1/4" aluminum is more than adequate for this one. G10 and some composites are also recommended.

Click here to download this file


----------



## Beanflip

Thanks for sharing this one Bill. I downloaded it as fast as I could. Now I gotta get some aluminum.


----------



## capnjoe

I love me some Texas! Happy Birthday. Master Bill.


----------



## Sofreto

Happy birthday, señor have ha GREAT day...seems like to did.


----------



## SlingDaddy

Thanks for the template Bill! I'm a recent convert to Chinese tubes, so I can't wait to try this design.

One question though - what are the right dimensions for the frame, as it prints small on my PC?


----------



## maxpowers

I have the same question as SlingDaddy. It seems a little small, I made sure it was printed at 100%. What should the dimensions be?


----------



## capnjoe

Bill! Hope you and your loved ones are safe.

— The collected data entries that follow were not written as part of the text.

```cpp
struct Plan {
  Store* store = nullptr;
  EngineOptions opt;
  std::vector<NodeInfo> nodes;
  std::vector<SourceInfo> sources;
  std::vector<u32> pool;
  u32* pool_dev = nullptr;
  RegexProg* regex_dev = nullptr;
  unsigned char* str_consts_dev = nullptr;
  std::vector<std::string> regex_strings; std::vector<rdfgpu_regex> regex_text;
  u32 root = 0;
  u64 run = 0;
  bool agg_columns = false;
  ExecContext* ctx = nullptr;
  hipStream_t stream = nullptr;
  std::vector<BoundTable> tables;

  std::vector<void*> allocs;
  u64* counters = nullptr;
  u32 counters_used = 0;
  u32 progs_used = 0;
  u32 arg_slots_used = 0;
  DevTable result; u64 result_rows = 0; bool executed = false;
  std::shared_ptr<IndexGeneration> held;
  rdfgpu_metrics metrics{};
  bool timing = false;
  int timing_focus = -1;
  int last_top_kc = -1;
  u64 located_version = ~0ull;
  bool allow_speculation = true, speculative = false;
  u64 scratch_hist[2] = {0, 0};
  bool priming = false, primed = false;
  void prime();
  std::vector<SpecCheck> spec_checks;
  struct BandFeedback { NodeInfo* node; u32 blocks, slow_rows, run_stats; int multi_rows; bool slow_skipped, in_place; u64 known_blocks; };
  std::vector<BandFeedback> band_feedback;
  bool record_band_history();
  std::vector<PendingLaunch> pending;
  std::vector<DevTable> memo; std::vector<char> memo_valid;
  ChainRequest* pending_chain = nullptr;
  PendingOj pending_oj;
  void flush_pending_oj();
  void count_pending_oj();
  void count_ordered_join(OrderedJoinArgs& o);
  u32 events_used = 0;
  KernelStat kstats[KC__N];
  std::vector<std::vector<u32>> host_cols; bool host_valid = false; u64 cursor = 0;
  std::vector<rdfgpu_agg_value*> agg_out; std::vector<std::vector<rdfgpu_agg_value>> host_aggs;
  std::vector<std::vector<rdfgpu_agg_value>> host_values;
  const rdfgpu_agg_value* result_values(u32 col, u64* n) const;

  ~Plan();
  TypedTable typed_table() const { TypedTable t = store->typed_table(); t.rt_error = reinterpret_cast<u32*>(counters + 255); return t; }
  void execute();
  void pushdown_filters(u32 node, const rdfgpu_pushdown_filter* filters, u32 n, u8* pushed);
  void set_dynamic_filters(u32 node, const rdfgpu_pushdown_filter* filters, u32 n);
  void derive_source(SourceInfo& src, const ScanInstructions& gspo);
  void upload_pool();
  void ensure_host_copy();

 private:
  void refresh_dynamic_sources(std::shared_lock<std::shared_mutex>& lock); void locate_sources();
  DevTable exec_node(u32 idx);
  DevTable exec_sub_plan(u32 idx);
  DevTable exec_source(NodeInfo& nd);
  DevTable exec_projection(NodeInfo& nd);
  DevTable exec_closure(NodeInfo& nd);
  DevTable exec_union(NodeInfo& nd);
  DevTable exec_table(NodeInfo& nd);
  DevTable exec_filter(NodeInfo& nd);
  DevTable exec_join(NodeInfo& nd);
  DevTable exec_topk(NodeInfo& nd);
  DevTable exec_semi_join(NodeInfo& nd);
  DevTable exec_aggregate(NodeInfo& nd);
  void agg_bind_inputs(AggNode& n); void agg_group_pass(AggNode& n); DevTable agg_outputs(AggNode& n); void agg_accumulate(AggNode& n); void agg_finish(AggNode& n);
  DevTable exec_extend(NodeInfo& nd);
  DevTable exec_sort(NodeInfo& nd);
  DevTable apply_filter(NodeInfo& nd, const DevTable& in);
  bool filter_string_verdicts(const NodeInfo& nd, const DevTable& in, FilterArgs& a); bool filter_run_copy(const NodeInfo& nd, const DevTable& in, FilterArgs& a, int shape);
  void filter_streamed(const NodeInfo& nd, const DevTable& in, FilterArgs& a, int shape); void filter_single_pass(const NodeInfo& nd, const DevTable& in, FilterArgs& a, int shape);
  struct JoinInputs { DevTable L, R; bool lf = false, rf = false; const NodeInfo* post = nullptr; };
  bool try_fused_chain(NodeInfo& nd, DevTable& fused); JoinInputs join_inputs(NodeInfo& nd);
  DevTable exec_cross_join(const NodeInfo& nd, const DevTable& L, const DevTable& R);
  DevTable exec_generic_join(const NodeInfo& nd, const DevTable& L, const DevTable& R);
  bool keeps_pending_oj(const NodeInfo& nd, const DevTable& L, const DevTable& R, bool left_join, bool lf, bool rf) const;
  DevTable exec_lds_join(NodeInfo& nd, const DevTable& L, const DevTable& R, bool build_left, const NodeInfo* probe_filter, const NodeInfo* post_filter = nullptr);
  void lds_join_args(LdsJoin& j);
  JoinTable choose_join_table(LdsJoin& j);
  void size_wave_queue(LdsJoin& j);
  void run_join_kernel(LdsJoin& j, u64 stage_bytes, u64 out_bytes_per_row);
  DevTable run_speculative(LdsJoin& j, u64 first_guess, NodeInfo& size_node);
  bool run_ordered_join(LdsJoin& j, const NodeInfo& size_node, u64 spec_cap);
  DevTable run_exact(LdsJoin& j);
  void left_join_tail(const NodeInfo& nd, const DevTable& L, const DevTable& R, u32* const* out, u8* visited, u64* n_out_dev, u64 matched_total);
  bool plan_chain(NodeInfo& top, ChainRequest& req);
  struct DirectTable { bool dense = false; u32 kmin = 0, kn = 0; u32* direct = nullptr; u32* flags = nullptr; };
  DirectTable build_direct(const u32* key, u64 n, u64 max_range, bool cached);
  void build_dense_table(SliceTable* st, const u32* key, u64 n);
  bool apply_chain(const ChainRequest& req, LdsJoin& j);
  bool resolve_chain(const ChainRequest& req, LdsJoin& j); SliceTable::ValueColumn slice_value_column(const ChainLink& ln, const u32* col);
  bool chain_band_args(const ChainRequest& req, LdsJoin& j); u32 csr_max_group(SliceTable* tab, const LdsJoinArgs& a);
  void chain_range_index(LdsJoin& j, const ChainStage& s0); template <class F> void device_minmax_i64(long long (&got)[2], F&& launch);
  void prepare_partitions(const LdsJoinArgs& a, const DevTable& B, const DevTable& P, PartArgs& pa);
  void exec_band_join(LdsJoin& j);
  bool take_pending_oj(BandJoin& bj); void band_probe_side(BandJoin& bj); void band_row_records(BandJoin& bj); void band_blocks_and_emit(BandJoin& bj);
  void band_slice_tables(BandJoin& bj); void band_entries(BandJoin& bj); SliceTable::BandEntries* band_layout(BandJoin& bj); void band_row_windows(BandJoin& bj);
  bool band_row_operands(const BandJoin& bj, BandRowWinArgs& w); std::string band_row_win_key(const BandJoin& bj, const BandRowWinArgs& w); BandRowTiers band_row_tiers(const BandJoin& bj, const SliceTable::BandRowWindows& e, bool fresh);
  uint2* build_row_win(const BandJoin& bj, BandRowWinArgs& w, u32* declined); u64* build_pair_bits(const BandJoin& bj, const uint2* row_win); BandPairListArgs build_pair_list(const BandJoin& bj, const u64* bits, u32* total_out);
  void band_form_args(BandJoin& bj);
  bool choose_build_left(const NodeInfo& nd, const DevTable& L, const DevTable& R, bool left_join, bool lf, bool rf, bool lpost = false, bool rpost = false) const;
  void release_intermediates();
  template <class T> T* scratch(u64 n);
  u64* new_counter();
  const ExprProgram* upload_program(const ExprProgram& p);
  void bind_values(ExprProgram& p) const;
  void read_back(void* host, const void* dev, size_t bytes);
  template <class T> T read_back(const void* dev) { T v{}; read_back(&v, dev, sizeof v); return v; }
  template <class F>
  void timed(int kc, u64 fixed_bytes, u64 rows_cap, const u64* rows_dev, u64 bytes_per_row,
             const u64* out_dev, u64 out_rows, u64 bytes_per_out, F&& launch);
  void resolve_timing();
};

Plan* plan_compile(Store* store, const rdfgpu_plan_desc* desc);

}
```

rdf-fusion_amd/csrc/plan_band.cpp:

```cpp
#include "plan_exec.hpp"

namespace rdfgpu {

namespace {
bool range_op(u8 op) { return op == RDFGPU_EX_GT || op == RDFGPU_EX_LT || op == RDFGPU_EX_GEQ || op == RDFGPU_EX_LEQ; }
}

bool Plan::plan_chain(NodeInfo& top, ChainRequest& req) {
  if (!speculative || !top.has_last || opt.on(RDFGPU_OPT_NO_CHAIN_FUSION) || opt.on(RDFGPU_OPT_NO_TABLE_CACHE)) return false;
  req.top = &top;
  std::vector<ChainLink> down;
  NodeInfo* cur = &top;
  while ((int)down.size() < kMaxChain) {
    const rdfgpu_plan_node& d = cur->d;
    if (d.kind != RDFGPU_NODE_HASH_JOIN || d.join_type != RDFGPU_JOIN_INNER || d.n_keys != 1) break;
    if (cur->prog.n != 0 && cur->shape != 2 && cur->shape != 3) break;
    bool found = false;
    for (int side = 0; side < 2 && !found; side++) {
      const u32 cs = (u32)(side == 0 ? d.left : d.right), co = (u32)(side == 0 ? d.right : d.left);
      const NodeInfo& sn = nodes[cs]; const NodeInfo& on = nodes[co];
      if (sn.d.kind != RDFGPU_NODE_DATA_SOURCE || sources[sn.source].has_residual) continue;
      if (on.d.kind != RDFGPU_NODE_HASH_JOIN || on.d.join_type > RDFGPU_JOIN_LEFT || on.refs != 1) continue;
      const DevTable S = exec_node(cs);
      if (S.cap == 0 || S.stable_id == 0) continue;
// ... 379 lines not shown
BandRowTiers Plan::band_row_tiers(const BandJoin& bj, const SliceTable::BandRowWindows& e, bool fresh) {
  const BandArgs& b = bj.j.band; BandRowTiers t;
  BandPairCacheShape pair;
  pair.row_windows = fresh || e.row_win != nullptr;
  pair.neq_self = b.neq_self != 0; pair.pack16 = b.pack16 != 0; pair.option_off = !opt.on(RDFGPU_OPT_NO_BAND_PAIR_CACHE);
  pair.n_blocks = bj.lay.n_blocks; pair.cap = opt.v[RDFGPU_OPT_BAND_PAIR_CACHE_BLOCKS];
  t.use_verdicts = band_pair_cache_eligible(pair);
  BandPairListShape list;
  list.pair_cached = t.use_verdicts && bj.lay.n_blocks != 0; list.option_off = !opt.on(RDFGPU_OPT_NO_BAND_PAIR_LIST); list.n_blocks = bj.lay.n_blocks;
  t.use_list = band_pair_list_eligible(list);
  t.build_windows = fresh; t.build_verdicts = t.use_verdicts && !e.pair_bits; t.build_list = t.use_list && !e.pair_list && !e.list_declined;
  return t;
}

uint2* Plan::build_row_win(const BandJoin& bj, BandRowWinArgs& w, u32* declined) {
  const BandArgs& b = bj.j.band; const OrderedJoinArgs& o = pending_oj.o;
  w.kmin = o.kmin; w.kn = o.kn; w.by_key = scratch<uint2>(o.kn); w.slow_keys = declined;
  w.build_key = o.build_key; w.n_rows = bj.nb; w.row_win = store->table_alloc<uint2>(bj.nb + 64);
  timed(KC_BAND_ROW_WIN_KEYS, 0, o.kn, nullptr, 48ull * b.n_win + 8, nullptr, 0, 0, [&] { launch_band_row_win_keys(b, w, stream); });
  timed(KC_BAND_ROW_WIN_ROWS, 0, bj.nb, nullptr, 4 + 8 + 8, nullptr, 0, 0, [&] { launch_band_row_win_rows(w, stream); });
  return w.row_win;
}

u64* Plan::build_pair_bits(const BandJoin& bj, const uint2* row_win) {
  u64* bits = store->table_alloc<u64>(64ull * bj.lay.n_blocks);
  BandArgs d = bj.j.band; d.bdesc = bj.lay.bdesc; d.max_blocks = bj.lay.n_blocks; d.row_win = row_win; d.masks = bits;
  timed(KC_BAND_PAIR_BITS, (512ull + 16) * bj.lay.n_blocks + 16ull * bj.nb, bj.nb, nullptr, 8, nullptr, 0, 0, [&] { launch_band_pair_bits(d, stream); });
  return bits;
}

BandPairListArgs Plan::build_pair_list(const BandJoin& bj, const u64* bits, u32* total_out) {
  const u64 nbk = bj.lay.n_blocks; BandPairListArgs la{};
  la.bits = bits; la.n_blocks = (u32)nbk; la.counts = scratch<u32>(nbk + 1); la.cap = 256ull * nbk; la.total_out = total_out;
  u32* off = store->table_alloc<u32>(nbk + 1); la.off = off; la.list = store->table_alloc<unsigned short>(la.cap + 64);
  la.pair_cnt = store->table_alloc<u8>(64ull * nbk);
  const size_t tb = scan_temp_bytes(nbk + 1); void* temp = scratch<unsigned char>(tb);
  timed(KC_BAND_PAIR_LIST_COUNT, 0, nbk, nullptr, 512 + 4 + 64, nullptr, 0, 0, [&] { launch_band_pair_list_count(la, stream); });
  timed(scan_class(nbk + 1), 0, nbk + 1, nullptr, 8, nullptr, 0, 0, [&] { exclusive_scan_u32(la.counts, off, nbk + 1, temp, tb, stream); });
  timed(KC_BAND_PAIR_LIST_WRITE, 0, nbk, nullptr, 512 + 4 + 2 * 256, nullptr, 0, 0, [&] { launch_band_pair_list_write(la, stream); });
  return la;
}

void Plan::band_form_args(BandJoin& bj) {
  BandArgs& b = bj.j.band; const SliceTable::BandRowWindows& rw = bj.rw;
  b.row_win = nullptr; b.row_val = nullptr; b.masks = nullptr; b.bvalid = nullptr; b.pair_list = nullptr; b.pair_list_off = nullptr; b.pair_cnt = nullptr;
  if (bj.row_static()) { bj.fuse.key_val = pending_oj.o.key_val; bj.fuse.row_val = scratch<u32>(bj.nb); b.row_win = rw.row_win; b.row_val = bj.fuse.row_val; }
  switch (bj.form) {
    case BandForm::RECORDS: case BandForm::ROW_WINDOWS: b.masks = scratch<u64>(bj.max_blocks * 64); break;
    case BandForm::VERDICTS: b.masks = rw.pair_bits; b.bvalid = scratch<u64>(bj.max_blocks); break;
    case BandForm::VERDICTS_LIST: b.masks = rw.pair_bits; b.bvalid = scratch<u64>(bj.max_blocks); b.pair_list = rw.pair_list; b.pair_list_off = rw.pair_list_off; break;
    case BandForm::COUNTS_LIST: b.pair_cnt = rw.pair_cnt; b.pair_list = rw.pair_list; b.pair_list_off = rw.pair_list_off; break;
  }
}

struct BandPassBytes { u64 mask_fixed, mask_row, emit_fixed; };
static BandPassBytes band_pass_bytes(const BandJoin& bj) {
  const BandArgs& b = bj.j.band; const u64 blocks = bj.max_blocks, entries = 4ull * b.n_entry_cols * bj.nb;
  const u64 list = 2ull * bj.rw.pair_survivors + 4ull * (blocks + 1);
  switch (bj.form) {
    case BandForm::RECORDS: return {16ull * bj.nb, b.compact ? 16ull : 4ull + 24, entries};
    case BandForm::ROW_WINDOWS: return {16ull * bj.nb, 8 + 4, entries};
    case BandForm::VERDICTS: return {(512ull + 16 + 4 + 8) * blocks, 4, entries};
    case BandForm::VERDICTS_LIST: return {(512ull + 16 + 4 + 8) * blocks, 4, list + entries};
    case BandForm::COUNTS_LIST: return {(64ull + 16 + 4) * blocks, 4, list + entries};
  }
  fail(RDFGPU_ERR_INVALID, "band join: form %u", (u32)bj.form);
}
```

Just caught the news.


----------



## JoeInMT

Has anyone figured out the dimensions for this yet?


----------



## Appalachik

I just printed this out from the downloadable .pdf file and it came out small, so I did some calculations and found that if I printed it scaled to 135%, it came out spot on at 5.25" length, 3.95" width and 2.37" between the forks. FYI, the last 2 measurements were taken with a line through the hole centres, which I assume to be the correct place to do it.

Because of the way printers scale stuff up, the outlines get thicker and become a little less distinct, so you might want to bear that in mind when you're tracing the outline. For my own purpose, I decided to make a couple of templates by spray mounting the printouts onto thin ply and then bandsawing them out and filing until my lines disappeared. I printed at 135% and also at 137%, giving me a couple of sizes to choose from. For me, the slightly larger size works better. You might want to vary the size to suit yourself, a couple of percent either way.

I have no way of knowing if my computer / printer combination interprets .pdf identically to others, so just check that the overall length works out to 5.25" on your printout and you should be making it as per the original.

Jenna


----------



## DogBox

Appalachik said:


> I just printed this out from the downloadable .pdf file and it came out small, so I did some calculations and found that if I printed it scaled to 135%, it came out spot on at 5.25" length, 3.95" width and 2.37" between the forks. FYI, the last 2 measurements were taken with a line through the hole centres, which I assume to be the correct place to do it.
> 
> Because of the way printers scale stuff up, the outlines get thicker and become a little less distinct, so you might want to bear that in mind when you're tracing the outline. For my own purpose, I decided to make a couple of templates by spray mounting the printouts onto thin ply and then bandsawing them out and filing until my lines disappeared. I printed at 135% and also at 137%, giving me a couple of sizes to choose from. For me, the slightly larger size works better. You might want to vary the size to suit yourself, a couple of percent either way.
> 
> I have no way of knowing if my computer / printer combination interprets .pdf identically to others, so just check that the overall length works out to 5.25" on your printout and you should be making it as per the original.
> 
> Jenna


...Like your methodology... or, "works for me!"


----------



## Bill Hays

updated


----------



## beaker83

How thick should I make this if I use plywood instead of aluminum or G10?


----------



## Tierry Waski

Very nice, i will try this on my CNC.

Thanks.


----------